Вообще травестирование применяется гораздо шире, чем простое уничтожение. Закрашивание, замазывание, соскребание, перенос на другое место встречаются повсеместно; такое иконоборчество граничит с явлением, названным iconoclash. Речь идет о том, чтобы в обстановке повышенной эмоциональной напряженности придать предосудительным памятникам или знакам нейтральный характер и тем уберечь их от полного и окончательного разрушения. Этот бриколаж, однако, не проходит бесследно. Статуя, убранная с публичной площади и спрятанная от людских глаз, сохраняет свою физическую целостность, но теряет «ауру» и «выставочную ценность». Христос, укрытый куском полотна, конечно, избегает осквернения, но фактически оказывается низвергнут до статуса обычного предмета и утрачивает свою «культурную значимость». В 1830‐м, затем в 1848‐м, а затем в 1870–1871 годах многие скульптурные портреты старых королей были спасены от уничтожения сходным способом: им давали в руки флаг, прикрепляли кокарду, надевали на голову фригийский колпак и тем не просто изменяли облик памятников, но доводили ситуацию до абсурда. В 1830 году в Париже повстанцы вручают трехцветные флаги статуям Генриха IV на Новом мосту, Людовика XIII на Вогезской площади и Людовика XIV на площади Побед. В Кане статуе Людовика XIV грозит серьезная опасность, но появление на гербе, в руке и на голове короля трехцветных кокард смиряет ярость иконоборцев[1318]
. В Реймсе статуе Людовика XV тоже всучили трехцветный флаг, а лилии с гербов и решеток сбили[1319]. Соположение двух знаков с противоположными референтами — изображения дореволюционного монарха и трех революционных цветов — не оставляет, фигурально выражаясь, камня на камне от этих памятников, заново воздвигнутых и с большой помпой открытых в царствование Бурбонов. Этот диссонанс вызывает негодование сторонников старого порядка, которые считают, что милые их сердцу памятники подверглись осквернению. «Невозможно спокойно смотреть на трехцветный флаг в руках Генриха IV и Людовика XIV, — пишет в 1831 году автор одной из петиций. — Когда бы эти два великих монарха могли на мгновение ожить, они изумились бы, узрев в своих руках стяг, столь отличный от того, под которым они сражались»[1320].Другая альтернатива уничтожению — сокрытие изображения от глаз публики. Покрыть тонким слоем извести, гипса или шпаклевки[1321]
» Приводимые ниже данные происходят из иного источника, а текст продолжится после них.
# wen-yuan-zhang/Fast-Learning-NeRF

Measured on AMD Instinct MI355X. Metric: training rays/sec (Lego-like 800x800, 64+128 samples) + PSNR@N-iters, higher is better.
Workload: dtype f32; 1 GPU; nerf-ours Lego full 800x800 (BASELINE configs[1]), SURVEY 8(d) throughput protocol: 4096 uniformly drawn rays per GPU per step, 64+128 samples, use_viewdirs, white_bkgd, perturb=1, U[0,1) targets, random-init nets, leaf-error table on, fp32-width bf16x6 kernels, plain backward (FASTNERF_COMPACT=0); parallelism=dp1, math_mode=bf16x6, backward=plain (every sample)

## Files before the change

fast-learning-nerf_amd/csrc/mlp_bwd_dw.hip:

```cpp
#include "mlp_common.h"
#include "dw_pair.h"
#include <atomic>

int fn_launch_dx(int mm, int grid, hipStream_t st, int64_t P, const float* draw, const float* act, const float* params, const float* packed_bwd,
                 float* dact, const NetLayout& L, const int* live_idx, const int* live_cnt, float* headws, int flags);

#define DW_MT 32

template <int WO, int WI, int TO, int TI, bool BIAS, bool RANK1>
__global__ void __launch_bounds__(WO * WI * 64, WO * WI / 4)
mlp_bwd_dw_kernel(int64_t P, const float* __restrict__ dY, int ldy, const float* __restrict__ X, int ldx,
                  const float* __restrict__ draw , float* __restrict__ partial_w,
                  float* __restrict__ partial_b, float* __restrict__ partial_r, const int* __restrict__ live_idx,
                  const int* __restrict__ live_cnt) {
  if (live_idx) P = (int64_t)__builtin_amdgcn_readfirstlane(*live_cnt);
  constexpr int NO = WO * TO * 32, KI = WI * TI * 32;
  constexpr int NTD = WO * WI * 64;
  constexpr int STAGE = DW_MT * (NO + KI) + DW_MT;
  extern __shared__ __attribute__((aligned(16))) float smem[];
  const int tid = threadIdx.x;
  const int lane = tid & 63;
  const int wave = __builtin_amdgcn_readfirstlane(tid >> 6);
  const int wo = wave / WI, wi = wave % WI;
  const int64_t ntile_all = (P + DW_MT - 1) / DW_MT;
  const int64_t per = (ntile_all + gridDim.x - 1) / gridDim.x;
  const int64_t t0 = blockIdx.x * per;
  int64_t t1 = t0 + per;
  if (t1 > ntile_all) t1 = ntile_all;

  f32x16 acc[TO][TI];
#pragma unroll
  for (int a = 0; a < TO; ++a)
#pragma unroll
    for (int b = 0; b < TI; ++b)
#pragma unroll
      for (int r = 0; r < 16; ++r) acc[a][b][r] = 0.f;
  float bsum = 0.f, rsum = 0.f;

  constexpr int YV = (DW_MT * NO / 4 + NTD - 1) / NTD;
  constexpr int XV = (DW_MT * KI / 4 + NTD - 1) / NTD;
  static_assert(DW_MT * NO % 4 == 0 && DW_MT * KI % 4 == 0 && NO <= NTD && KI <= NTD, "stage split");
  float4 ry[YV], rx[XV];
  float rda = 0.f;

  auto load_stage = [&](int64_t t) {
    const int64_t pbase = t * DW_MT;
#pragma unroll
    for (int i = 0; i < YV; ++i) {
      const int e = (i * NTD + tid) * 4;
      const int m = e / NO, c = e % NO;
      const int64_t p = pbase + m;
      ry[i] = (e < DW_MT * NO && p < P) ? *reinterpret_cast<const float4*>(dY + p * ldy + c)
                                        : make_float4(0.f, 0.f, 0.f, 0.f);
    }
#pragma unroll
    for (int i = 0; i < XV; ++i) {
      const int e = (i * NTD + tid) * 4;
      const int m = e / KI, c = e % KI;
      const int64_t p = pbase + m;
      rx[i] = (e < DW_MT * KI && p < P) ? *reinterpret_cast<const float4*>(X + p * ldx + c)
                                        : make_float4(0.f, 0.f, 0.f, 0.f);
    }
    if (RANK1 && tid < DW_MT) {
      const int64_t p = pbase + tid;
      rda = (p < P) ? draw[(live_idx ? (int64_t)live_idx[p] : p) * 4 + 3] : 0.f;
    }
  };
  auto store_stage = [&](float* st) {
#pragma unroll
    for (int i = 0; i < YV; ++i)
      if ((i * NTD + tid) * 4 < DW_MT * NO) *reinterpret_cast<float4*>(st + (i * NTD + tid) * 4) = ry[i];
#pragma unroll
    for (int i = 0; i < XV; ++i)
      if ((i * NTD + tid) * 4 < DW_MT * KI) *reinterpret_cast<float4*>(st + DW_MT * NO + (i * NTD + tid) * 4) = rx[i];
    if (RANK1 && tid < DW_MT) st[DW_MT * (NO + KI) + tid] = rda;
  };

  if (t0 < t1) {
    load_stage(t0);
    store_stage(smem);
  }
  __syncthreads();
  for (int64_t t = t0; t < t1; ++t) {
    float* cur = smem + ((t - t0) & 1) * STAGE;
    float* nxt = smem + (((t - t0) & 1) ^ 1) * STAGE;
    if (t + 1 < t1) load_stage(t + 1);
    const float* Ys = cur;
    const float* Xs = cur + DW_MT * NO;
    {
      float fa0[TO], fb0[TI], fa1[TO], fb1[TI];
      auto ldf = [&](float (&a)[TO], float (&b)[TI], int k2) {
        const int m = k2 * 2 + (lane >> 5);
#pragma unroll
        for (int i = 0; i < TO; ++i) a[i] = Ys[m * NO + (wo * TO + i) * 32 + (lane & 31)];
#pragma unroll
        for (int j = 0; j < TI; ++j) b[j] = Xs[m * KI + (wi * TI + j) * 32 + (lane & 31)];
      };
      auto mm = [&](const float (&a)[TO], const float (&b)[TI]) {
#pragma unroll
        for (int i = 0; i < TO; ++i)
#pragma unroll
          for (int j = 0; j < TI; ++j) acc[i][j] = mfma(a[i], b[j], acc[i][j]);
      };
      ldf(fa0, fb0, 0);
#pragma unroll
      for (int k2 = 0; k2 < DW_MT / 2; k2 += 2) {
        ldf(fa1, fb1, k2 + 1);
        __builtin_amdgcn_sched_barrier(0);
        mm(fa0, fb0);
        __builtin_amdgcn_sched_barrier(0);
        if (k2 + 2 < DW_MT / 2) ldf(fa0, fb0, k2 + 2);
        __builtin_amdgcn_sched_barrier(0);
        mm(fa1, fb1);
        __builtin_amdgcn_sched_barrier(0);
      }
    }
    if (BIAS) {
      if (tid < NO) {
#pragma unroll 8
        for (int m = 0; m < DW_MT; ++m) bsum += Ys[m * NO + tid];
      }
    }
    if (RANK1) {
      if (tid < KI) {
        const float* da = cur + DW_MT * (NO + KI);
#pragma unroll 8
        for (int m = 0; m < DW_MT; ++m) rsum = fmaf(da[m], Xs[m * KI + tid], rsum);
      }
    }
    if (t + 1 < t1) store_stage(nxt);
    __syncthreads();
  }
  float* pw = partial_w + (int64_t)blockIdx.x * NO * KI;
#pragma unroll
  for (int i = 0; i < TO; ++i)
#pragma unroll
    for (int j = 0; j < TI; ++j)
#pragma unroll
      for (int r = 0; r < 16; ++r) {
        const int o = (wo * TO + i) * 32 + crow(r, lane);
        const int c = (wi * TI + j) * 32 + (lane & 31);
        pw[(int64_t)o * KI + c] = acc[i][j][r];
      }
  if (BIAS && tid < NO) partial_b[(int64_t)blockIdx.x * NO + tid] = bsum;
  if (RANK1 && tid < KI) partial_r[(int64_t)blockIdx.x * KI + tid] = rsum;
}
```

; перенести в наглухо закрытое помещение; набросить сверху кусок материи или скрыть за лесами — все это варианты компромисса, годные для того, чтобы переждать тяжелые времена, а когда иконоборческий кризис пройдет, добиться возвращения памятника в прежнее состояние. В конфликтные моменты, когда взор становится особенно чувствительным, важно уберечь предосудительные знаки от посторонних взглядов. Орлеанистское государство охотно пользовалось этой тактикой в момент иконоборческого кризиса в феврале 1831 года, фактически секуляризируя часть публичного пространства: в это время многие кресты католических миссий были убраны с глаз долой, а распятия в судах временно укрыты кусками ткани[1322]. Администрация не только отыскивала оскорбительные изображения, но и превентивно скрывала их от глаз потенциальных иконоборцев. Так, префект полиции 23 февраля 1831 года тревожится о судьбе Пантеона (вновь сделавшегося храмом гражданской доблести в августе 1830 года) и предлагает укрыть брезентом фреску Гро, изображающую апофеоз святой Женевьевы, а точнее сказать, ту часть этой фрески, что посвящена Людовику XVI и эпохе Реставрации: «ее вид в нынешних условиях не может не оказать воздействия самого неблагоприятного»[1323]. Подобные компромиссы были возможны и при Коммуне: так, в Центральной городской больнице в ту пору, когда ею руководил коммунар Паже, распятия остаются висеть на стенах, но их прикрывают букетами сирени[1324].